27 Ocak 2016 Çarşamba

evin önüne gelip kontağı kapattığımda terli bir boğa gibi hırlıyordu hala arabanın motoru, fanı…şehre akşam çöküyordu…şehre ilkbahar akşamı çöküyordu…



10 yıl önceydi…
2006 yılıydı….
2006 yılı ilkbaharıydı…

700 kilometrelik yolu tek başıma bir arabanın içinde geçtiğimde,  zaman 5 saatlik akmıştı…yol kenarındaki tezgahlardan bir şeyler almak için durdukça içi insan dolu arabalar ;  daha bir hızlı geçmişti asfalt  gözlerimin önünden….

kime ne alacaktım ki…
kime ne anlatacaktım ki…

evin önüne gelip kontağı kapattığımda;  
terli bir boğa gibi hırlıyordu hala arabanın motoru, fanı…

şehre akşam çöküyordu…
şehre ilkbahar akşamı çöküyordu…

elimde anahtarlar kapıdan içeri girmeden önce,  feramuz bakkaldan tomarla aldığım gazetelerin arasından yürüdüm kendime…kendi kendime…

akşam geceye dönerken bir gazetenin ekinde gördüm o uzun yazıyı…
içtiğim kahvenin yanında duruyordu açılmış o sayfa  ve yazının  başlığı…
“mutsuzluk tehlikelidir…” diyordu ve uzun uzun anlatıyordu….

40’lı yaşlara gidiyordum…
8 ve 12 yaşlarında iki çocuğum vardı…

kendimi bildim bileli hayata hep karmakarışık ve künt bir akılla bakanlara  daha karmaşık bir halde ve şaşkınlıkla bakan aklım da tanışmıştı gariptir ki  karmakarışıklıkla…

batıl ve kör gelenekçi bir toplumla kıyaslandığında,  hiç de batıl ve kör gelenekçi sayılmayan aileme bile ters düşecek kadar pür/akıl evlattım…o halimle çocuklarımın babasıydım…

o batıl gelenekçi ahlakla bakıldığında günahlarım çoktu…
bana göreyse dün de bugün de;  sevaplarım günahlarımın on katıydı…

çok şükür ki; en büyük terazinin gelenekler totemleştirilmiş ibadetler batıl inançlar ve idraksiz izmler olduğunu söyleyenlere verecek kulağım, dinleyecek zamanım o zaman da yoktu…
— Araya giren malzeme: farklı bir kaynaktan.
template<int TT, bool LDSM, int HYB = 1, int STAGE = 0, bool FX = false, bool PRO = false>
__device__ __forceinline__ void cma_eigen_impl(const CmaDev &d, const CmaConst &c, const EigPlan &pl,
        int force)
{
    const int p = blockIdx.x;
    CmaScal *sc = d.scal + p;
    if (c.honor_stop && sc->stop != 0) return;
    bool due = true;
    if (STAGE == 2 || STAGE == 4) {
        if (sc->eig_stage != 1) return;
    } else if (STAGE == 3) {
    } else
    if (!force && !((double) (sc->fev - sc->eigenlastev) > c.eigenfreq)) {
        if (threadIdx.x == 0) {
            sc->eigen_done = 0;
            sc->eig_stage = 0;
        }
        if (!PRO) return;
// ... 50 lines not shown
        }
        for (int r = wave; r < 128; r += T / 64)
            for (int cidx = lane; cidx < n; cidx += 64) Vout[(size_t) r * n + cidx] = cidx < r ? Ast(r, cidx) : 0.;
        if (tid == 0) sc->eig_stage = 1;
        return;
    }
    if (STAGE == 2 || STAGE == 4) {
        for (int i = tid; i < n; i += T) {
            dv[i] = STAGE == 2 ? tri[3 * n + i] : tri[i];
            ev[i] = tri[n + i];
            hvec[i] = tri[2 * n + i];
        }
        __syncthreads();
    } else {
    if (PRO) {
        eig_cov_prologue128<TT>(d, c, sc, p, A.a, tid);
        if (!due) return;
        eig_tred_accum_reg128<TT>(A.a, A.ld, n, A, dv, ev, uv, wv, gv, hvec, td, tid, nullptr, A.a, A.ld, true,
                !(pl.dc && !(d.dbg & DBG_QL)));
    } else if (LDSM) {
        eig_tred_accum_reg128<TT>(C, ld, n, A, dv, ev, uv, wv, gv, hvec, td, tid,
                (d.stamps && p == 0) ? d.stamps : nullptr, A.a, A.ld, true,
                !(pl.dc && !(d.dbg & DBG_QL)));
    } else if (TT == EIG_THREADS && !LDSM) {
        const bool hybrid = HYB != 0;
        EigMat Ast { reinterpret_cast<double*>(ibuf + 2 * EIG_MAXSEQ * 3 + 8), 128 };
        if (hybrid && !(d.dbg & DBG_QL) && !(d.dbg & DBG_TRED_L2))
            eig_tred_sym256(C, ld, n, A, dv, ev, uv, wv, gv, hvec, td, nv, tid,
                    (d.stamps && p == 0) ? d.stamps : nullptr, Ast, false,
                    d.eig_work + (size_t) (4 * p + 1) * eig_slab(ld));
        else
        eig_tred_accum_global(C, ld, n, A, dv, ev, uv, wv, gv, hvec, td, part, nv, tid,
                (d.stamps && p == 0) ? d.stamps : nullptr, hybrid ? &Ast : nullptr,
// ... 21 lines not shown
        if (tid == 0) {
            tri[4 * n] = 0.;
            sc->eig_stage = 1;
        }
        return;
    }

    const bool use_dc = pl.dc && !(d.dbg & DBG_QL);
    if (use_dc) {
        double *scr = uv;
        DcMat Qm { A.a, A.ld };
        double *Gp = d.eig_work + (size_t) (4 * p + 1) * eig_slab(ld);
        double *Bp_ = d.B + (size_t) p * ld * ld;
        long long *st_ = (d.stamps && p == 0 && !(STAGE == 2 && (d.dbg & DBG_STAMPS_HALVES))) ? d.stamps : nullptr;
        if (LDSM || HYB || TT != EIG_THREADS) {
            eig_dc_phase<TT, false, !LDSM, FX>(Qm, n, dv, ev, Gp, Bp_, ld, scr, st_, d.dbg, LDSM ? 0 : 1, hvec,
                    !LDSM && !(d.dbg & DBG_QL) && !(d.dbg & DBG_TRED_L2),
                    nullptr, STAGE == 2 ? 2 : 0, STAGE == 2 && tri[4 * n] != 0.,
                    STAGE == 2 ? force : 0, tri + 4 * n + 8);
            if (STAGE == 2 && force == 1) return;
        } else if (TT == EIG_THREADS && !LDSM) {
            eig_dc_phase<TT, true, true>(Qm, n, dv, ev, Gp, Bp_, ld, scr, st_, d.dbg, 1,
                    STAGE == 4 ? hvec : nullptr, STAGE == 4,
                    d.eig_work + (size_t) (4 * p + 3) * eig_slab(ld));
        }
    } else
    {
        QlState st { 0, 0, 1, 0, 0., 0., 0 };
        int prev_done = 0;
        for (int epoch = 0;; epoch++) {
            const int cur = epoch & 1;
// ... 71 lines not shown
    for (int i = tid; i < ld; i += T) Dp[i] = i < n ? sqrt(gv[i]) : 1.;
    if (!use_dc)
        for (int k = wave; k < n; k += T / 64)
            for (int j = lane; j < n; j += 64) Bp[(size_t) k * ld + perm[j]] = A(k, j);
    if (tid == 0) {
        sc->eigenlastev = sc->fev;
        sc->eigen_done = 1;
        sc->eig_stage = 0;
    }
    if (use_dc && LDSM && c.lazy_isc) {
        __syncthreads();
        for (int j = tid; j < n; j += T) dv[j] = sqrt(gv[j]);
        __syncthreads();
        double *BDp = d.BDp + (size_t) p * ld * ld;
        const int KS = ld >> 2;
        for (int q = tid; q < ld * ld; q += T) {
            const int t4 = q >> 6, l = q & 63;
            const int nt = t4 / KS, ks = t4 - nt * KS;
            const int i = nt * 16 + (l & 15), j = 4 * ks + (l >> 4);
            BDp[q] = (i < n && j < n) ? A(i, j) * dv[j] : 0.;
        }
        if (tid == 0) sc->basis_ok = 1;
    }
    EIG_STAMP(5);
#undef EIG_STAMP
}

en büyük terazinin vicdan olduğuna inanıyordum…
din de yasalar da inançlar da bunun için olmalıydı…
hayatın insana sunulmuş bir armağan olduğuna hem inanıyordum hem inanmıyordum…
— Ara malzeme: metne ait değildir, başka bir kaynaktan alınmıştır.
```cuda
int Engine::heads_forward(int Bn, float* m_out, float* d_out, float* p_out, int64_t ld_out, const float* row_scale,
                          cudaStream_t s) {
  const int G = cfg.n_out;
  if (tc_heads && (ld_out % 4 == 0)) {
    float* outs_by_head[3] = {m_out, d_out, p_out};
    bool all = true;
    for (int k = 0; k < n_slots; ++k) all = all && outs_by_head[slot_head[k]] && ((reinterpret_cast<uintptr_t>(outs_by_head[slot_head[k]]) & 15) == 0);
    if (all) {
      float* outs[3] = {nullptr, nullptr, nullptr};
      for (int k = 0; k < n_slots; ++k) outs[k] = outs_by_head[slot_head[k]];
      for (int k = n_slots; k < 3; ++k) outs[k] = outs[0];
      const __nv_bfloat16* Wk[3]; const float* bk[3];
      for (int k = 0; k < 3; ++k) { const int kk = k < n_slots ? k : 0; Wk[k] = bf(o_pbf) + head_W[slot_head[kk]]; bk[k] = pp(head_b[slot_head[kk]]); }
      return tc::heads_fwd_tc(bf(o_h3b), Bn, Wk, bk, G, n_slots, slot_kind, row_scale, outs, ld_out, sm_count, s);
    }
  }
  struct H { int k; float* out; int epi; const float* rs; } hs[3] = {
      {0, m_out, EPI_MEAN_ACT, row_scale}, {1, d_out, EPI_DISP_ACT, nullptr}, {2, p_out, EPI_SIGMOID, nullptr}};
  for (auto& h : hs) {
    if (head_W[h.k] < 0 || !h.out) continue;
    GemmArgs g{};
    g.A = head_in; g.lda = head_ld; g.a_bf16 = head_bf16; g.transA = 0; g.a_rows = head_rows;
    g.B = pp(head_W[h.k]); g.ldb = G; g.transB = 0;
// ... 1094 lines not shown
```

dca_b200/csrc/gene_gemm_tc.cu:

```cuda
#include "engine.h"
#include "tc_common.cuh"

namespace dca {
namespace tc {
int g_gg_profile = 0;
int g_head_bwd_banded = 1;
int g_head_bwd_stagger = 1300;
namespace gg {

constexpr int kThreads = 256;
constexpr uint32_t kZBytes = 128 * 128 * 2;
constexpr uint32_t kWBytes = 64 * 128 * 2;
constexpr uint32_t kHBytes = 128 * 64 * 2;
constexpr uint32_t kOutBytes = 128 * 64 * 4;
constexpr uint32_t kOnesBytes = 16 * 128;
constexpr int kMaxGb = 4;
constexpr int kMaxSlots = 16;

static_assert(kWBytes == kHBytes, "the two item kinds of the banded launch share one stage shape");
template <bool DO_A, bool DO_B, bool BANDED>
constexpr int stages() { return DO_A && DO_B && !BANDED ? 2 : 3; }
template <bool DO_A, bool DO_B, bool BANDED>
constexpr uint32_t stage_bytes() { return BANDED ? kZBytes + kWBytes : kZBytes + (DO_B ? kWBytes : 0) + (DO_A ? kHBytes : 0); }
template <bool DO_A, bool DO_B, bool COLSUM, bool BANDED>
constexpr uint32_t smem_bytes() {
  return stages<DO_A, DO_B, BANDED>() * stage_bytes<DO_A, DO_B, BANDED>() + (DO_A ? kOutBytes : 0) + (COLSUM ? kOnesBytes : 0) + 1024;
}

struct BandItem { int kind, head, gr, gb0, ng, cb0, ncb; };

__host__ __device__ inline BandItem band_item(int k, int n_gb, int n_cb, int gpr, int ranges) {
  const int per_head = n_gb + ranges * n_cb, full_band = gpr + n_cb;
  BandItem it;
  it.head = k / per_head; k -= it.head * per_head;
  it.gr = min(k / full_band, ranges - 1); k -= it.gr * full_band;
  const int gb0 = it.gr * gpr, ng = min(n_gb, gb0 + gpr) - gb0, m = min(ng, n_cb);
  int idx;
  if (k < 2 * m) { it.kind = k & 1; idx = k >> 1; }
  else { it.kind = ng > n_cb ? 0 : 1; idx = k - m; }
  if (it.kind == 0) { it.gb0 = gb0 + idx; it.ng = 1; it.cb0 = 0; it.ncb = n_cb; }
  else { it.gb0 = gb0; it.ng = ng; it.cb0 = idx; it.ncb = 1; }
  return it;
}

struct Params {
  int B, G, n_heads;
  int n_cb, n_gb;
  int gb_per_item, cb_per_item;
  int gene_ranges, cell_splits;
  int total_items;
  int stagger;
  float* db[3];
  float* part; int64_t part_stride;
  const int32_t* rows; const __nv_bfloat16* zsrc; int64_t ldz;
};

__device__ __forceinline__ void cp_async_16(uint32_t smem_dst, const void* src, uint32_t src_bytes) {
  asm volatile("cp.async.cg.shared.global [%0], [%1], 16, %2;" ::"r"(smem_dst), "l"(src), "r"(src_bytes) : "memory");
}
__device__ __forceinline__ void cp_async_commit() { asm volatile("cp.async.commit_group;" ::: "memory"); }
template <int N>
__device__ __forceinline__ void cp_async_wait() { asm volatile("cp.async.wait_group %0;" ::"n"(N) : "memory"); }

template <bool DO_A, bool DO_B, bool COLSUM, bool WK, int MAXG, bool BANDED>
__global__ void __launch_bounds__(kThreads, 1)
gene_gemm_kernel(const __grid_constant__ CUtensorMap map_z0, const __grid_constant__ CUtensorMap map_z1,
                 const __grid_constant__ CUtensorMap map_z2, const __grid_constant__ CUtensorMap map_h,
                 const __grid_constant__ CUtensorMap map_w0, const __grid_constant__ CUtensorMap map_w1,
                 const __grid_constant__ CUtensorMap map_w2, const __grid_constant__ CUtensorMap map_dw0, const __grid_constant__ CUtensorMap map_dw1,
                 const __grid_constant__ CUtensorMap map_dw2, const int dw_transposed, const Params p) {
  static_assert(!BANDED || (DO_A && DO_B && MAXG == 1), "banded items hold one gene block of (a) accumulators");
  constexpr int kStages = stages<DO_A, DO_B, BANDED>();
  constexpr uint32_t kStage = stage_bytes<DO_A, DO_B, BANDED>();
  constexpr uint32_t kHOff = kZBytes + (DO_B && !BANDED ? kWBytes : 0);
  extern __shared__ __align__(1024) uint8_t smem_raw[];
  uint8_t* smem = smem_raw + ((1024u - (smem_u32(smem_raw) & 1023u)) & 1023u);
  uint8_t* s_st = smem;
  float* s_o = reinterpret_cast<float*>(s_st + kStages * kStage);
  uint8_t* s_ones = reinterpret_cast<uint8_t*>(s_o) + (DO_A ? kOutBytes : 0);
  __shared__ uint64_t full[kStages];

  if (threadIdx.x == 0) {
    for (int i = 0; i < kStages; ++i) mbar_init(&full[i], 1);
    fence_barrier_init();
  }
  if (COLSUM) {
    for (int i = threadIdx.x; i < (int)kOnesBytes / 4; i += kThreads) reinterpret_cast<uint32_t*>(s_ones)[i] = 0x3F803F80u;
    fence_proxy_async_smem();
  }
  __syncthreads();

  const int wg = threadIdx.x >> 7, w = (threadIdx.x >> 5) & 3, l = threadIdx.x & 31;
  const int frow = 16 * w + (l >> 2), fcol = 2 * (l & 3);

  auto stage_begin = [&]() {
    if (threadIdx.x == 0) bulk_wait_read<0>();
    __syncthreads();
  };
  auto stage_end = [&](const CUtensorMap* m, int c0, int c1) {
    fence_proxy_async_smem();
    __syncthreads();
    if (threadIdx.x == 0) { tma_reduce_add_2d(m, c0, c1, s_o); bulk_commit(); }
  };

  uint32_t T0 = 0;
  const bool gather = p.rows != nullptr;
  const int g_rh = threadIdx.x >> 3, g_c = threadIdx.x & 7, g_h = g_rh & 1, g_r0 = g_rh >> 1;
  const uint32_t g_dst = g_h * (kZBytes / 2) + g_r0 * 128 + ((g_c ^ (g_r0 & 7)) << 4);
  int src_row[8];
  if constexpr (BANDED) {
    if (p.stagger > 0 && blockIdx.x < p.total_items) {
      const BandItem it = band_item(blockIdx.x, p.n_gb, p.n_cb, p.gb_per_item, p.gene_ranges);
      const long long wait = (long long)(it.kind ? it.cb0 : it.gb0 - it.gr * p.gb_per_item) * p.stagger;
      if (threadIdx.x == 0) {
        const long long c0 = clock64();
        while (clock64() - c0 < wait) __nanosleep(100);
      }
      __syncthreads();
    }
  }
  for (int item = blockIdx.x; item < p.total_items; item += gridDim.x) {
    int head, gr, gb0, ng, cb0, ncb;
    bool ia = DO_A, ib = DO_B;
    if constexpr (BANDED) {
      const BandItem it = band_item(item, p.n_gb, p.n_cb, p.gb_per_item, p.gene_ranges);
// ... 162 lines not shown
            const int g = gb * 128 + wg * 64 + frow;
            if (g < p.G) atomicAdd(dbh + g, acc_c[j][0]);
            if (g + 8 < p.G) atomicAdd(dbh + g + 8, acc_c[j][2]);
          }
        }
      }
    }
  }
  if (threadIdx.x == 0) bulk_wait<0>();
}

__global__ void gene_gemm_reduce_kernel(const float* __restrict__ part, int slots, int64_t stride, float* __restrict__ out,
                                        int64_t n) {
  const int64_t i = ((int64_t)blockIdx.x * blockDim.x + threadIdx.x) * 4;
  if (i >= n) return;
  float4 acc = *reinterpret_cast<const float4*>(out + i);
  for (int sl = 0; sl < slots; ++sl) {
    const float4 v = __ldcs(reinterpret_cast<const float4*>(part + sl * stride + i));
    acc.x += v.x; acc.y += v.y; acc.z += v.z; acc.w += v.w;
  }
  *reinterpret_cast<float4*>(out + i) = acc;
}

void plan_a(Params& p, int n_heads, int sm_count) {
  int best_gpi = 1; long long best_cost = -1;
  for (int gpi = 1; gpi <= kMaxGb; ++gpi) {
    const long long items = (long long)cdiv(p.n_gb, gpi) * n_heads, rounds = (items + sm_count - 1) / sm_count;
    const long long cost = rounds * ((long long)gpi * p.n_cb + 2ll * gpi);
    if (best_cost < 0 || cost < best_cost) { best_cost = cost; best_gpi = gpi; }
  }
  p.gb_per_item = best_gpi; p.gene_ranges = cdiv(p.n_gb, best_gpi);
  p.cb_per_item = p.n_cb; p.cell_splits = 1;
  p.total_items = p.gene_ranges * n_heads;
}
void plan_b(Params& p, int n_heads, int sm_count) {
  p.cb_per_item = 1; p.cell_splits = p.n_cb;
  int gsplits = cdiv(4 * sm_count, p.n_cb * n_heads); if (gsplits < 1) gsplits = 1;
  if (gsplits > kMaxSlots / n_heads) gsplits = kMaxSlots / n_heads;
  if (gsplits > p.n_gb) gsplits = p.n_gb;
  while (gsplits > 1 && cdiv(p.n_gb, gsplits) < 4) --gsplits;
  p.gb_per_item = cdiv(p.n_gb, gsplits); p.gene_ranges = cdiv(p.n_gb, p.gb_per_item);
  p.total_items = p.gene_ranges * p.cell_splits * n_heads;
}
void plan_banded(Params& p, int n_heads, int sm_count, int* grid) {
  plan_b(p, n_heads, sm_count);
  p.total_items = n_heads * (p.n_gb + p.gene_ranges * p.n_cb);
  const int band = p.gb_per_item + p.n_cb;
  *grid = min(p.total_items, sm_count >= band ? sm_count / band * band : sm_count);
}

}

size_t gene_gemm_workspace_bytes(int B) { return sizeof(float) * (size_t)gg::kMaxSlots * cdiv(B, 128) * 128 * 64; }

int gene_gemm_tc(int mode, const __nv_bfloat16* const Z[3], int64_t ldz, const int32_t* rows, int B, int G, int n_heads,
                 const __nv_bfloat16* H, const __nv_bfloat16* const W[3], float* out_b, float* const dW[3], int64_t dW_ld,
                 int dW_transposed, float* const db[3], void* ws, size_t ws_bytes, int sm_count, cudaStream_t s) {
  using namespace gg;
  if (ldz % 8 != 0) { set_error("gene_gemm_tc: ldz must be a multiple of 8 (16-byte TMA stride)"); return DCA_ERR_BAD_ARG; }
  if (mode < 1 || mode > 3) { set_error("gene_gemm_tc: bad mode %d", mode); return DCA_ERR_BAD_ARG; }
  if (rows && (mode == 3 || n_heads != 1)) { set_error("gene_gemm_tc: row indices are for modes 1 and 2 (one Z)"); return DCA_ERR_BAD_ARG; }
  const bool do_a = mode & 2, do_b = mode & 1;
  if (do_b && (!ws || ws_bytes < gene_gemm_workspace_bytes(B))) { set_error("gene_gemm_tc: workspace too small"); return DCA_ERR_BAD_ARG; }
  CUtensorMap mz[3], mh, mw[3], mdw[3];
  for (int i = 0; i < 3; ++i) DCA_TRY(make_tensor_map_2d(&mz[i], Z[i < n_heads ? i : 0], 2, 1, (uint64_t)B, (uint64_t)G, (uint64_t)ldz, 128, 64, 1));
  mh = mz[0];
  for (int i = 0; i < 3; ++i) mw[i] = mdw[i] = mz[0];
  if (do_a) {
    DCA_TRY(make_tensor_map_2d(&mh, H, 2, 1, (uint64_t)B, 64, 64, 128, 64, 1));
    for (int i = 0; i < 3; ++i) {
      float* d = dW[i < n_heads ? i : 0];
      if (dW_transposed) DCA_TRY(make_tensor_map_2d(&mdw[i], d, 4, 0, 64, (uint64_t)G, (uint64_t)dW_ld, 64, 128, 0));
      else {
        if (dW_ld != 64) { set_error("gene_gemm_tc: non-transposed dW needs ld == 64"); return DCA_ERR_BAD_ARG; }
        DCA_TRY(make_tensor_map_2d(&mdw[i], d, 4, 0, (uint64_t)G, 64, 64, 128, 64, 0));
      }
    }
  }
  if (do_b) {
    for (int i = 0; i < 3; ++i) {
      const __nv_bfloat16* w = W[i < n_heads ? i : 0];
      if (mode == 3) DCA_TRY(make_tensor_map_2d(&mw[i], w, 2, 1, 64, (uint64_t)G, (uint64_t)G, 64, 64, 1));
      else DCA_TRY(make_tensor_map_2d(&mw[i], w, 2, 1, (uint64_t)G, 64, 64, 128, 64, 1));
    }
  }
  Params base{};
  base.B = B; base.G = G; base.n_heads = n_heads;
  base.n_cb = cdiv(B, 128); base.n_gb = cdiv(G, 128);
  for (int i = 0; i < 3; ++i) base.db[i] = db ? db[i] : nullptr;
  base.part = reinterpret_cast<float*>(ws); base.part_stride = (int64_t)base.n_cb * 128 * 64;
  base.rows = rows; base.zsrc = Z[0]; base.ldz = ldz;
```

insan ölmek için doğuyordu…
ve aynı insana,  ölene kadar habire  ölümün korkunçluğunu göstererek,  hayatın da yalnızca  ölüme giden renksiz bir yol olduğunu anlatmaya çalışıyordu çoğunluktaki birileri her fırsatta…

oysa;
ölmek neydi…
yaşamak neydi…
yaşarken ölmek nasıldı…
ölünce yaşamak kimin için vardı…

sokrates ölmüş müydü…
epikures ölmüş müydü…
aristotales ölmüş müydü…
mustafa kemal ölmüş müydü…
sabahattin ali…
cemal süreya…
rıfat ılgaz…
aziz nesin…
ölmüş müydü…

kim ölümlüydü….
kim ölümsüzdü…                                     

“ dostlar romalılar,  beni dinleyin, ben sezar’ı övmeye değil gömmeye geldim…”  diyen antonius o ünlü tiradında şu aşağıdaki cümlelerini haykırıyordu kalabalığa bundan tam 2600 yıl önce…

“… insanların yaptıkları fenalıklar çoğu zaman arkalarından yaşar, fakat iyilikler çok zaman kemikleriyle beraber toprağa gömülür; haydi sezar'ınkiler de öyle olsun. (..)  o benim dostumdu, bana karşı vefalı ve dürüsttü; lakin brutus haris olduğunu söylüyor ve brutus şerefli bir zattır.

sezar roma'ya birçok esir getirdi, devlet hazinelerini bunların kurtuluş akçeleriyle doldurmuştu. acaba sezar'da hırs  diye görülen bu muymuş ? fakirler ne zaman ağlasa, sezar'ın gözleri yaşarırdı; hırs daha sert bir kumaştan olsa gerek. (…) ben brutus'un dediklerini  çürütmek için söz söylemiyorum, buraya bildiklerimi söylemeye geldim.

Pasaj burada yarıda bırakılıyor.